• _Dataset records_:

== Segment start ==

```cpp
hipError_t launch_wta_hv(Ctx& c, const uint8_t* C, const uint8_t* L4, const uint8_t* CK,
                         const uint8_t* CKV, int W, int H, int D, int P1, int P2, int dmin,
                         uint16_t* disp, float* sub, int dreal, int npair, bool pair,
                         const uint8_t* MN, const ConfOut* cf) {
    DispatchTimer t(c, "wta_hv");
    if (!wta_hv_supported(D)) return hipErrorInvalidValue;
    const TileGeom tg = tile_geom(W, H, D);
    WtaHvGeom g;
    g.W = W; g.H = H; g.D = D; g.P1 = P1; g.P2 = P2; g.dmin = dmin;
    g.dreal = dreal > 0 && dreal < D ? dreal : D;
    g.ntx = tg.ntx;
    g.nty = tg.nty;
    g.nsx = tg.nsx;
    const size_t vol = (size_t)W * H * D;
    if (vol >= (size_t)1 << 32) return hipErrorInvalidValue;
    g.vol = (unsigned)vol;
    g.hck = (unsigned)(tg.hck_bytes / 2);
    g.vck = (unsigned)(tg.vck_bytes / 2);
    const bool pad = g.dreal < D;
    if (npair < 1) return hipErrorInvalidValue;
    if (cf && (cf->uniqueness < 0 || cf->uniqueness > 100)) return hipErrorInvalidValue;
    g.tiles = g.ntx * g.nty;
    const dim3 grid((unsigned)(g.tiles * npair));
#define SVA_WTAHV(DPL_, TYL_, MN_)                                                            \
    wtahv_launch<DPL_, TYL_, false, (MN_) != 0>(pad, grid, c.stream, t.start, t.stop, C, L4,  \
                                                CK, CKV, MN, g, disp, sub, cf);               \
    t.used = true
#define SVA_WTAHV_P(DPL_, TYL_, EN_, MN_)                                                     \
    if (pair) {                                                                               \
        wtahv_launch<DPL_, TYL_, (EN_) != 0, (MN_) != 0>(pad, grid, c.stream, t.start,        \
                                                         t.stop, C, L4, CK, CKV, MN, g, disp, \
                                                         sub, cf);                            \
        t.used = true;                                                                        \
    } else {                                                                                  \
        SVA_WTAHV(DPL_, TYL_, MN_);                                                           \
    }
    constexpr int TYL = tune::kWtahvTileLog2, TYLW = tune::kWtahvTileLog2Wide;
    if (tg.seg_log2 != (D <= 128 ? TYL : TYLW)) return hipErrorInvalidValue;
    if (pair && (npair != 1 || !diag_pair_ok(D, P2))) return hipErrorInvalidValue;
    if (MN && (npair != 1 || !path_minima_enabled(D) || (1 << tg.seg_log2) != sgm::kMinimaSeg))
        return hipErrorInvalidValue;
    switch (D) {
        case 64: SVA_WTAHV_P(4, TYL, tune::kDiagPair4, tune::kPathMinima4); break;
        case 128: SVA_WTAHV_P(8, TYL, tune::kDiagPair8, tune::kPathMinima8); break;
        case 192: SVA_WTAHV_P(12, TYLW, tune::kDiagPair12, tune::kPathMinima12); break;
        case 256: SVA_WTAHV_P(16, TYLW, tune::kDiagPair16, tune::kPathMinima16); break;
        default: return hipErrorInvalidValue;
    }
#undef SVA_WTAHV_P
#undef SVA_WTAHV
    return hipGetLastError();
}

}
```

stereovisionarray_amd/csrc/wta_hv_tile.inc:

```
template <int DPL, int TYL, bool PAD, bool PAIR, bool MN>
#if SVA_WTAHV_CONF
__global__ __launch_bounds__(TB, tune::kWtahvMinWaves) void wta_hv_conf_kernel(
    const uint8_t* __restrict__ C, const uint8_t* __restrict__ L4, const uint8_t* __restrict__ CK,
    const uint8_t* __restrict__ CKV, const uint8_t* __restrict__ MNP, WtaHvGeom g,
    uint16_t* __restrict__ disp, float* __restrict__ sub, ConfOut cf) {
#else
__global__ __launch_bounds__(TB, tune::kWtahvMinWaves) void wta_hv_kernel(const uint8_t* __restrict__ C,
                                                    const uint8_t* __restrict__ L4,
                                                    const uint8_t* __restrict__ CK,
                                                    const uint8_t* __restrict__ CKV,
                                                    const uint8_t* __restrict__ MNP, WtaHvGeom g,
                                                    uint16_t* __restrict__ disp,
                                                    float* __restrict__ sub) {
#endif
    constexpr int NW = DPL / 4, NP = DPL / 2;
    constexpr int TY = 1 << TYL;
    constexpr int kPfVol = pf_vol<DPL, PAIR>();
    constexpr bool PIN = tune::kWtahvPinRowMin != 0;

    constexpr int SPR = TW / TY;
    static_assert(TY <= TW && TW % TY == 0, "tile rows must divide 16");
    const unsigned f = blockIdx.x / (unsigned)g.tiles;
    const unsigned tb = blockIdx.x - f * (unsigned)g.tiles;
    const int tx = (int)(tb % (unsigned)g.ntx);
    const int ty = (int)(tb / (unsigned)g.ntx);
    constexpr int NV = PAIR ? 2 : 4;
    static_assert(!MN || TY == kMinimaSeg, "path minima: 8-pixel segments");
    C += (size_t)f * g.vol;
    L4 += (size_t)f * NV * g.vol;
    CK += (size_t)f * 2 * g.hck;
    CKV += (size_t)f * 2 * g.vck;
    disp += (size_t)f * (size_t)g.W * (size_t)g.H;
    if (sub) sub += (size_t)f * (size_t)g.W * (size_t)g.H;
#if SVA_WTAHV_CONF
    if (cf.cost_min) cf.cost_min += (size_t)f * (size_t)g.W * (size_t)g.H;
    if (cf.cost_second) cf.cost_second += (size_t)f * (size_t)g.W * (size_t)g.H;
#endif
    const int slot = (int)(threadIdx.x >> 4);
    const int k = (int)(threadIdx.x & 15);
    const int W = g.W, H = g.H;
    const unsigned uD = (unsigned)g.D, uW = (unsigned)W;
    const unsigned P1 = (unsigned)g.P1, P2 = (unsigned)g.P2;
    const int x0 = tx * TW, y0 = ty * TY;
    const int nx = W - x0 < TW ? W - x0 : TW;
    const int ny = H - y0 < TY ? H - y0 : TY;
    const unsigned lane_d = (unsigned)(k * DPL);
    const rsrc_t rC = make_rsrc(C, g.vol);
    unsigned padm[NP];
#pragma unroll
    for (int j = 0; j < NP; j++) {
        const int dl = k * DPL + pair_d<DPL>(j, 0), dh = k * DPL + pair_d<DPL>(j, 1);
        padm[j] = PAD ? ((dl >= g.dreal ? 0x0000ffffu : 0u) | (dh >= g.dreal ? 0xffff0000u : 0u))
                      : 0u;
    }

    __shared__ unsigned vsum[TY * TW * 16 * NP];
    const int vb0 = k * NP, vb1 = k * NP + 4;
    auto vw = [&](int p) -> int { return (p < 4 ? vb0 : vb1) + (p & 3); };

    const bool vcol = slot < nx;
    const int hr = slot / SPR, hseg = slot % SPR;
    const int hx = x0 + hseg * TY;
    const int nh = W - hx < TY ? W - hx : TY;
    const bool hrow = hr < ny && nh > 0;
    const unsigned xv = (unsigned)(x0 + slot), yh = (unsigned)(y0 + hr);

    Words<NW> cv[TY], ch[TY];
#pragma unroll
    for (int r = 0; r < TY; r++)
        cv[r] = bload<NW>(rC, ((unsigned)(y0 + r) * uW + xv) * uD + lane_d);
    auto load_row = [&]() {
#pragma unroll
        for (int j = 0; j < TY; j++)
            ch[j] = bload<NW>(rC, (yh * uW + (unsigned)(hx + j)) * uD + lane_d);
    };
    load_row();
    Words<2> mv[2] = {}, mh[2] = {};
    if constexpr (MN) {
        const unsigned hmn = (unsigned)H * (unsigned)g.nsx * (unsigned)kMinimaSeg;
        const unsigned vmn = (unsigned)g.nty * uW * (unsigned)kMinimaSeg;
        const unsigned vo = ((unsigned)ty * uW + xv) * (unsigned)kMinimaSeg;
        const unsigned ho = ((unsigned)(y0 + (slot / SPR)) * (unsigned)g.nsx +
                             (unsigned)((x0 + (slot % SPR) * TY) >> TYL)) * (unsigned)kMinimaSeg;
#pragma unroll
        for (int d = 0; d < 2; d++) {
            mv[d] = bload<2>(make_rsrc(MNP + 2 * (size_t)hmn + (size_t)d * vmn, vmn), vo);
            mh[d] = bload<2>(make_rsrc(MNP + (size_t)d * hmn, hmn), ho);
        }
    }
    auto given_m = [](unsigned& m, const Words<2>& w, int i) {
        if constexpr (MN) m = minima_byte(w, i);
    };

    auto zero_state = [](unsigned (&A)[NP], unsigned& m) {
#pragma unroll
        for (int j = 0; j < NP; j++) A[j] = 0u;
        m = 0u;
    };
    unsigned Aa[NP], Ab[NP], ma, mb;
    Edges ea, eb;
    if (vcol) {
        if (ty > 0)
            load_state<DPL, PAD, PIN, MN>(make_rsrc(CKV, g.vck), ((unsigned)(ty - 1) * uW + xv) * uD + lane_d,
                                 Aa, ma, padm);
        else
            zero_state(Aa, ma);
        if (y0 + TY < H)
            load_state<DPL, PAD, PIN, MN>(make_rsrc(CKV + g.vck, g.vck),
                                 ((unsigned)(ty + 1) * uW + xv) * uD + lane_d, Ab, mb, padm);
        else
            zero_state(Ab, mb);
        auto keep = [&](unsigned (&dst)[NP], const unsigned (&A)[NP]) {
#pragma unroll
            for (int q = 0; q < NP; q++) dst[q] = A[q];
        };
        auto put_v = [&](int r, const unsigned (&ld)[NP], const unsigned (&Au)[NP],
                         const unsigned (&cw)[NW]) {
            unsigned V[NP];
#pragma unroll
            for (int p = 0; p < NP; p++) V[p] = ld[p] + Au[p];
            if constexpr (PAIR) {
                unsigned c4[NP];
                words_to_pairs<DPL>(cw, c4);
#pragma unroll
                for (int p = 0; p < NP; p++) V[p] += c4[p] << 2;
            }
            unsigned* dst = &vsum[(r * TW + slot) * 16 * NP];
#pragma unroll
            for (int p = 0; p < NP; p++) dst[vw(p)] = V[p];
        };
        unsigned LD[TY][NP];
        for_seq<TY>([&](auto I) {
            constexpr int i = decltype(I)::value;
            unsigned ow[NW];
            if (i < ny) {
                given_m(ma, mv[0], i);
                sgm_step<DPL, PIN, MN>(cv[i].w, Aa, ma, ow, P1, P2, ea);
                keep(LD[i], Aa);
            }
        });
        for_seq<TY>([&](auto Q) {
            constexpr int r = TY - 1 - decltype(Q)::value;
            if (r < ny) {
                unsigned lu[NW];
                given_m(mb, mv[1], TY - 1 - r);
                sgm_step<DPL, PIN, MN>(cv[r].w, Ab, mb, lu, P1, P2, eb);
                put_v(r, LD[r], Ab, cv[r].w);
            }
        });
    }
    const int hs = hx >> TYL;
    const unsigned ckrow = yh * (unsigned)g.nsx;
    Words<NW> ckw[2];
    rsrc_t rV[NV];
#pragma unroll
    for (int r = 0; r < NV; r++) rV[r] = make_rsrc(L4 + (size_t)r * g.vol, g.vol);
    Words<NW> rv[kPfVol][NV];
    auto issue = [&](int s, int j) {
        const unsigned off = (yh * uW + (unsigned)(hx + j)) * uD + lane_d;
#pragma unroll
        for (int r = 0; r < NV; r++) rv[s][r] = bload<NW, 2>(rV[r], off);
    };
    auto issue_first = [&]() {
        ckw[0] = bload<NW>(make_rsrc(CK, g.hck), (ckrow + (unsigned)(hs - 1)) * uD + lane_d);
        ckw[1] = bload<NW>(make_rsrc(CK + g.hck, g.hck), (ckrow + (unsigned)(hs + 1)) * uD + lane_d);
#pragma unroll
        for (int q = 0; q < kPfVol && q < TY; q++) issue(q, TY - 1 - q);
    };
    if (hrow) issue_first();
    __syncthreads();

    if (!hrow) return;
    if (hs > 0) state_from_words<DPL, PAD, PIN, MN>(ckw[0], Aa, ma, padm);
    else zero_state(Aa, ma);
    unsigned LF[TY][NP];
    for_seq<TY>([&](auto I) {
        constexpr int i = decltype(I)::value;
        unsigned ow[NW];
        if (i < nh) {
            given_m(ma, mh[0], i);
            sgm_step<DPL, PIN, MN>(ch[i].w, Aa, ma, ow, P1, P2, ea);
#pragma unroll
            for (int q = 0; q < NP; q++) LF[i][q] = Aa[q];
        }
    });
    if (hx + TY < W) state_from_words<DPL, PAD, PIN, MN>(ckw[1], Aa, ma, padm);
    else zero_state(Aa, ma);
    unsigned dres = 0u, sm = 0u, s0 = 0u;
#if SVA_WTAHV_CONF
    unsigned s2 = 0xffffu;
#endif
    const bool want_sub = sub != nullptr;
    unsigned dpair[NP];
#pragma unroll
    for (int j = 0; j < NP; j++)
        dpair[j] = (lane_d + (unsigned)pair_d<DPL>(j, 0)) | ((lane_d + (unsigned)pair_d<DPL>(j, 1)) << 16);
    unsigned* const vrow = &vsum[(hr * TW + hseg * TY) * 16 * NP];
    for_seq<TY>([&](auto Q) {
        constexpr int q = decltype(Q)::value, j = TY - 1 - q, s = q % kPfVol;
        if (j < nh) {
            unsigned ow[NW];
            given_m(ma, mh[1], q);
            sgm_step<DPL, PIN, MN>(ch[j].w, Aa, ma, ow, P1, P2, ea);
            unsigned* const vpix = vrow + j * 16 * NP;
            unsigned S[NP];
#pragma unroll
            for (int p = 0; p < NP; p++) S[p] = vpix[vw(p)] + Aa[p];
#pragma unroll
            for (int p = 0; p < NP; p++) S[p] += LF[j][p];
#pragma unroll
            for (int r = 0; r < NV; r++) unpack_add<NW>(rv[s][r].w, S);
            if constexpr (PAD) {
#pragma unroll
                for (int p = 0; p < NP; p++) S[p] |= padm[p];
            }
            const unsigned best = wta_pick_key_perm<DPL, PIN && tune::kWtahvPinWta>(S, dpair);
            const int ds = (int)(best & 0xffffu);
            if (want_sub) {
#pragma unroll
                for (int p = 0; p < NP; p++) vpix[vw(p)] = S[p];
            }
            dres = k == j ? (unsigned)ds : dres;
            s0 = k == j ? best >> 16 : s0;
#if SVA_WTAHV_CONF
            const unsigned sec = wta_second_key_perm<DPL, PIN && tune::kWtahvPinWta>(
                S, dpair, (unsigned)ds, lane_d);
            s2 = k == j ? sec : s2;
#endif
        }
        if constexpr (q + kPfVol < TY) {
            __builtin_amdgcn_sched_barrier(0);
            issue(s, TY - 1 - (q + kPfVol));
            __builtin_amdgcn_sched_barrier(0);
        }
    });
    if (want_sub) {
        __builtin_amdgcn_fence(__ATOMIC_RELEASE, "wavefront");
        __builtin_amdgcn_wave_barrier();
        __builtin_amdgcn_fence(__ATOMIC_ACQUIRE, "wavefront");
        if (k < nh) {
            const uint16_t* s16 = reinterpret_cast<const uint16_t*>(vrow + k * 16 * NP);
            const int ds = (int)dres;
            const int dm = ds > 0 ? ds - 1 : 0, dp = ds + 1 < 16 * DPL ? ds + 1 : ds;
            auto at = [&](int d) {
                const int kk = d / DPL, pp = pair_of<DPL>(d % DPL), hh = half_of<DPL>(d % DPL);
                return (unsigned)s16[2 * (kk * NP + pp) + hh];
            };
            sm = at(dm) | (at(dp) << 16);
        }
    }
    if (k < nh) {
        const size_t at = (size_t)yh * (size_t)W + (size_t)(hx + k);
#if SVA_WTAHV_CONF
        if (cf.cost_min) cf.cost_min[at] = (uint16_t)s0;
        if (cf.cost_second) cf.cost_second[at] = (uint16_t)s2;
        const bool rej = conf_reject(s0, s2, cf.uniqueness);
        disp[at] = rej ? (uint16_t)cf.invalid : (uint16_t)(g.dmin + (int)dres);
        if (want_sub) {
            const float v = subpixel(g.dmin, (int)dres, g.dreal, sm & 0xffffu, s0, sm >> 16);
            sub[at] = rej ? __builtin_nanf("") : v;
        }
#else
        disp[at] = (uint16_t)(g.dmin + (int)dres);
        if (want_sub) sub[at] = subpixel(g.dmin, (int)dres, g.dreal, sm & 0xffffu, s0, sm >> 16);
#endif
    }
}
```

== Segment end ==

• _Your objective_:
From the entries above, select each line containing the string "kWtahvMinWaves".

• _Exercise response_:
__global__ __launch_bounds__(TB, tune::kWtahvMinWaves) void wta_hv_conf_kernel(
__global__ __launch_bounds__(TB, tune::kWtahvMinWaves) void wta_hv_kernel(const uint8_t* __restrict__ C,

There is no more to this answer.